Been a long time since I last saw a steamer on
the rails, but to me the way it works is quite
similar to the action in a two cylinder motor.
The loco wheels are the ' crank shaft' with the off set
crank bearings. When one goes down the other goes
up. The rotational energy smooths the
action.

Don


----------



## Big Ed (Jun 16, 2009)

The answer is the steam pressure strokes.


http://trumpetb.net/loco/rodsr.html


----------



## Big Ed (Jun 16, 2009)

Another explanation with a moving diagram here,

http://www.animatedengines.com/locomotive.html


----------



## Big Ed (Jun 16, 2009)

*More wheels? (click on the image and it moves for you.)
Steam Locomotive Walschaert Valve Gear Animation,








*


----------



## MtRR75 (Nov 27, 2013)

Mister Bill said:


> I think it is the steam pressure that pushes the drive rod connected to a tire.
> 
> What makes the tire continue to revolve after the drive rod reaches its most forward or backward position?
> 
> Is it inertia, or is there another set of rods that pushes or pulls the tire in a complete circle?


The diagrams that Big Ed posted and linked, show how you get two power strokes per revolution of the drive wheels. But these diagrams only show one side of the loco. On the other side of the loco is another set of cylinders, rods and drive wheels -- which are set at a 90 degree angle from the wheels on the side shown in the diagrams. Because of this 90 degree offset, the two power strokes of the drive wheels on the other side occur exactly in between the two power strokes shown in the diagram

So there are four power strokes per revolution of the drive wheels -- one power stroke every 1/4 turn -- on alternating sides.


----------



## highvoltage (Apr 6, 2014)

The rest of the answer is rotational inertia. See the large counterweights on the tires? Those provide centrifugal force to keep them rotating, the power strokes do the rest.


----------



## santafe158 (Jul 14, 2010)

highvoltage said:


> The rest of the answer is rotational inertia. See the large counterweights on the tires? Those provide centrifugal force to keep them rotating, the power strokes do the rest.
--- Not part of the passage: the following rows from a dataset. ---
diff --git a/marl_sap_amd/csrc/asg_h2.hip b/marl_sap_amd/csrc/asg_h2.hip
--- a/marl_sap_amd/csrc/asg_h2.hip
+++ b/marl_sap_amd/csrc/asg_h2.hip
@@ -171,6 +171,18 @@
     const H2Geom g = h2_geom(m * (L + 1), m);
     const int64_t scr = ((int64_t)rollout_scratch_bytes(n, m) * kH2Waves + 15) / 16;
     return h2_lds_plan(g, use_rnn != 0, g.Pp / 32, scr).l2_slices;
+}
+
+int rollout_defer_steps(int n, int m, int L, int use_rnn) {
+    if (n != 64 || m != 64 || !rollout_shape_ok(n, m, L, m * (L + 1))) return 0;
+    const H2Geom g = h2_geom(m * (L + 1), m);
+    const int64_t scr = ((int64_t)rollout_scratch_bytes(n, m) * kH2Waves + 15) / 16;
+    const H2Lds plan = h2_lds_plan(g, use_rnn != 0, g.Pp / 32, scr);
+    if (!plan.w2l) return 0;
+    const int64_t room = (kH2LdsBytes - plan.scratch_off * 16) / (kH2Waves / 2);
+    int G = kMaxDeferSteps;
+    while (G > 0 && pair_scratch_bytes(G) > room) --G;
+    return G;
 }
 
 hipError_t launch_rollout(const RolloutSlabs &sl, const EnvState &st, int ts, int k0, int steps, int select_first,
@@ -259,6 +271,12 @@
         passes += kk < st.T && (kk < ra.k1 || select_last);
     }
     lc.pair = lc.sq64 && !Q && passes >= 2;
+    if (lc.pair) {
+        ra.defer = rollout_defer_steps(st.n, st.m, st.L, use_rnn);
+        if (ra.defer < 1) return hipErrorInvalidValue;
+        const int64_t pair_f4 = (int64_t)pair_scratch_bytes(ra.defer) * (kH2Waves / 2) / 16;
+        if (pair_f4 > scr_f4) lc.lds = (size_t)(plan.scratch_off + pair_f4) * 16;
+    }
     const int per_wg = lc.pair ? kH2Waves / 2 : kH2Waves;
     const int64_t wgs = (st.E + per_wg - 1) / per_wg;
     lc.grid = (unsigned)(wgs < ncu ? wgs : ncu);
diff --git a/marl_sap_amd/csrc/asg_internal.h b/marl_sap_amd/csrc/asg_internal.h
--- a/marl_sap_amd/csrc/asg_internal.h
+++ b/marl_sap_amd/csrc/asg_internal.h
@@ -150,6 +150,7 @@
 };
 bool rollout_shape_ok(int n, int m, int L, int K);
 int rollout_l2_slices(int n, int m, int L, int use_rnn);
+int rollout_defer_steps(int n, int m, int L, int use_rnn);
 hipError_t launch_rollout(const RolloutSlabs &sl, const EnvState &st, int ts, int k0, int steps, int select_first,
                           int select_last, int reset, const float4 *packed, const float *b1, const float *bi, const float *bh,
                           const float *b2, int use_rnn, const float *Hin, int64_t hs, float *Hout, float *Q,
diff --git a/marl_sap_amd/csrc/h2_tile.h b/marl_sap_amd/csrc/h2_tile.h
--- a/marl_sap_amd/csrc/h2_tile.h
+++ b/marl_sap_amd/csrc/h2_tile.h
@@ -685,8 +685,9 @@
     int64_t scratch_off;
     size_t bytes;
 };
+constexpr int64_t kH2LdsBytes = 160 * 1024;
 static inline H2Lds h2_lds_plan(const H2Geom &g, bool rnn, int s0, int64_t reserve_f4) {
-    constexpr int64_t kCap = 160 * 1024 / 16;
+    constexpr int64_t kCap = kH2LdsBytes / 16;
     H2Lds p{};
     p.w2l = lds_w2_off(rnn, g.nct) + w2s_f4(g.nct) + reserve_f4 <= kCap;
     const int64_t w1off = lds_w1_off(rnn, g.nct, p.w2l);
diff --git a/marl_sap_amd/csrc/rollout_tile.h b/marl_sap_amd/csrc/rollout_tile.h
--- a/marl_sap_amd/csrc/rollout_tile.h
+++ b/marl_sap_amd/csrc/rollout_tile.h
@@ -38,6 +38,7 @@
     uint32_t sk0, sk1, counter;
     int *sel_err;
     int64_t scratch_off;
+    int defer;
     const int *assign;
 };
 
@@ -111,7 +112,7 @@
     if (lane == 0 && err) atomicCAS(ra.env_err, 0, err);
 }
 
-template <int TAB, int SQ, class RA>
+template <int TAB, int SQ, bool DEFER = false, class RA>
 __device__ __forceinline__ void rollout_transition(RA &ra, int64_t e, int k, int ts, const EnvKey &key,
                                                    const uint64_t *s_scl, int *s_cnt, uint16_t *s_act,
                                                    uint16_t *s_prev, double *s_ret) {
@@ -150,7 +151,7 @@
                 const double bh = beta - ra.lambda_ * pen;
                 rr = bh > 0.0 ? bh / (double)s_cnt[j] : bh;
                 if (ra.rew) ra.rew[((int64_t)ts * ra.E + e) * n + i] = (float)rr;
-                s_prev[i] = (uint16_t)j;
+                if (!DEFER) s_prev[i] = (uint16_t)j;
                 if (ra.prevb)
                     ra.prevb[((int64_t)(ts + 1) * ra.E + e) * n + i] =
                         (ra.quirks & ASG_QUIRK_PREV_ASSIGNS_ZERO) ? 0 : j;
@@ -164,7 +165,8 @@
     if (ra.T_trans) rewards(std::true_type{});
     else rewards(std::false_type{});
     if (lane == 0) {
-        *s_ret += sum;
+        if (DEFER) *s_ret = sum;
+        else *s_ret += sum;
         bool term = k + 1 >= ra.T;
         if (ra.quirks & ASG_QUIRK_PARALLEL_TERMINATED) term = (e != 0);
         if (ra.term) ra.term[(int64_t)ts * ra.E + e] = term;
@@ -744,21 +746,26 @@
     __builtin_amdgcn_fence(__ATOMIC_ACQUIRE, "wavefront");
 }
 
-constexpr int kPairScratchBytes = 720;
-static_assert(kPairScratchBytes <= 2 * rollout_scratch_bytes(64, 64), "pair scratch: two wave slots");
+constexpr int kPairHistOff = 672;
+constexpr int kPairRow = 68;
+constexpr int kMaxDeferSteps = 16;
+__host__ __device__ constexpr int pair_scratch_bytes(int G) {
+    return (kPairHistOff + 2 * kPairRow * G + 128 + 15) / 16 * 16;
+}
 
 template <bool RNN, bool W2L, int TAB, bool QOUT>
 __device__ __forceinline__ void rollout_envs_pair(const RolloutArgs &ra, u32x4v *s_h2, const int (&sw)[4]) {
     constexpr int SQ = 64, n = 64, m = 64;
-    const int lane = threadIdx.x & 63, wv = __builtin_amdgcn_readfirstlane(threadIdx.x >> 6);
+    const int wv = __builtin_amdgcn_readfirstlane(threadIdx.x >> 6);
     const int pr = wv >> 1, sub = wv & 1;
     const bool trw = sub == (pr >> 1);
-    char *scr = reinterpret_cast<char *>(s_h2 + ra.scratch_off) + pr * (2 * rollout_scratch_bytes(n, m));
-    uint64_t *s_scl = reinterpret_cast<uint64_t *>(scr + 32 * sub);
-    double *s_ret = reinterpret_cast<double *>(scr + 64);
-    int *s_cnt = reinterpret_cast<int *>(scr + 80);
-    uint16_t *s_act2 = reinterpret_cast<uint16_t *>(scr + 336);
-    uint16_t *s_prev = reinterpret_cast<uint16_t *>(scr + 592);
+    char *scr = reinterpret_cast<char *>(s_h2 + ra.scratch_off) + pr * pair_scratch_bytes(ra.defer);
+    uint64_t *s_scl = reinterpret_cast<uint64_t *>(scr + 8 * sub);
+    double *s_ret = reinterpret_cast<double *>(scr + 16);
+    int *s_cnt = reinterpret_cast<int *>(scr + 32 + 256 * sub);
+    uint16_t *s_prev = reinterpret_cast<uint16_t *>(scr + 544);
+    uint16_t *s_hist = reinterpret_cast<uint16_t *>(scr + kPairHistOff);
+    auto s_sum = [&](int j) { return reinterpret_cast<double *>(s_hist + kPairRow * j + 64); };
     constexpr int kPairs = kH2Waves / 2;
     const int64_t GP = (int64_t)gridDim.x * kPairs;
     for (int64_t eb = (int64_t)blockIdx.x * kPairs; eb < ra.E; eb += GP) {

Maybe in part, but they're mainly to balance out the weight of the rods hanging from the crank pins. If they weren't there the thing would be way out of balance and would rattle down the tracks like an unleveled washing machine. It's the 90 degree offset that keeps things moving when one side reaches the extent of each piston stroke.


----------



## wvgca (Jan 21, 2013)

when people mention steam loco drive 'quartering' , that simply means one side is a quarter turn out from the other side ... when one side is at either end of power stroke, the other is halfway in the power stroke ..
in real loco's this matters a great deal, in models that are electric motor drive, it's just for realistic appearance


----------



## thedoc (Oct 15, 2015)

santafe158 said:


> Maybe in part, but they're mainly to balance out the weight of the rods hanging from the crank pins. If they weren't there the thing would be way out of balance and would rattle down the tracks like an unleveled washing machine. It's the 90 degree offset that keeps things moving when one side reaches the extent of each piston stroke.


As Santafe158 posted the counter weights are there primarily to balance the moving parts, but this balance is only good to a set speed. Most steam engines have a speed limit set by the operating dept, based on the balance provided by the counter weights, though the extra weight will certainly add to the centripetal force. 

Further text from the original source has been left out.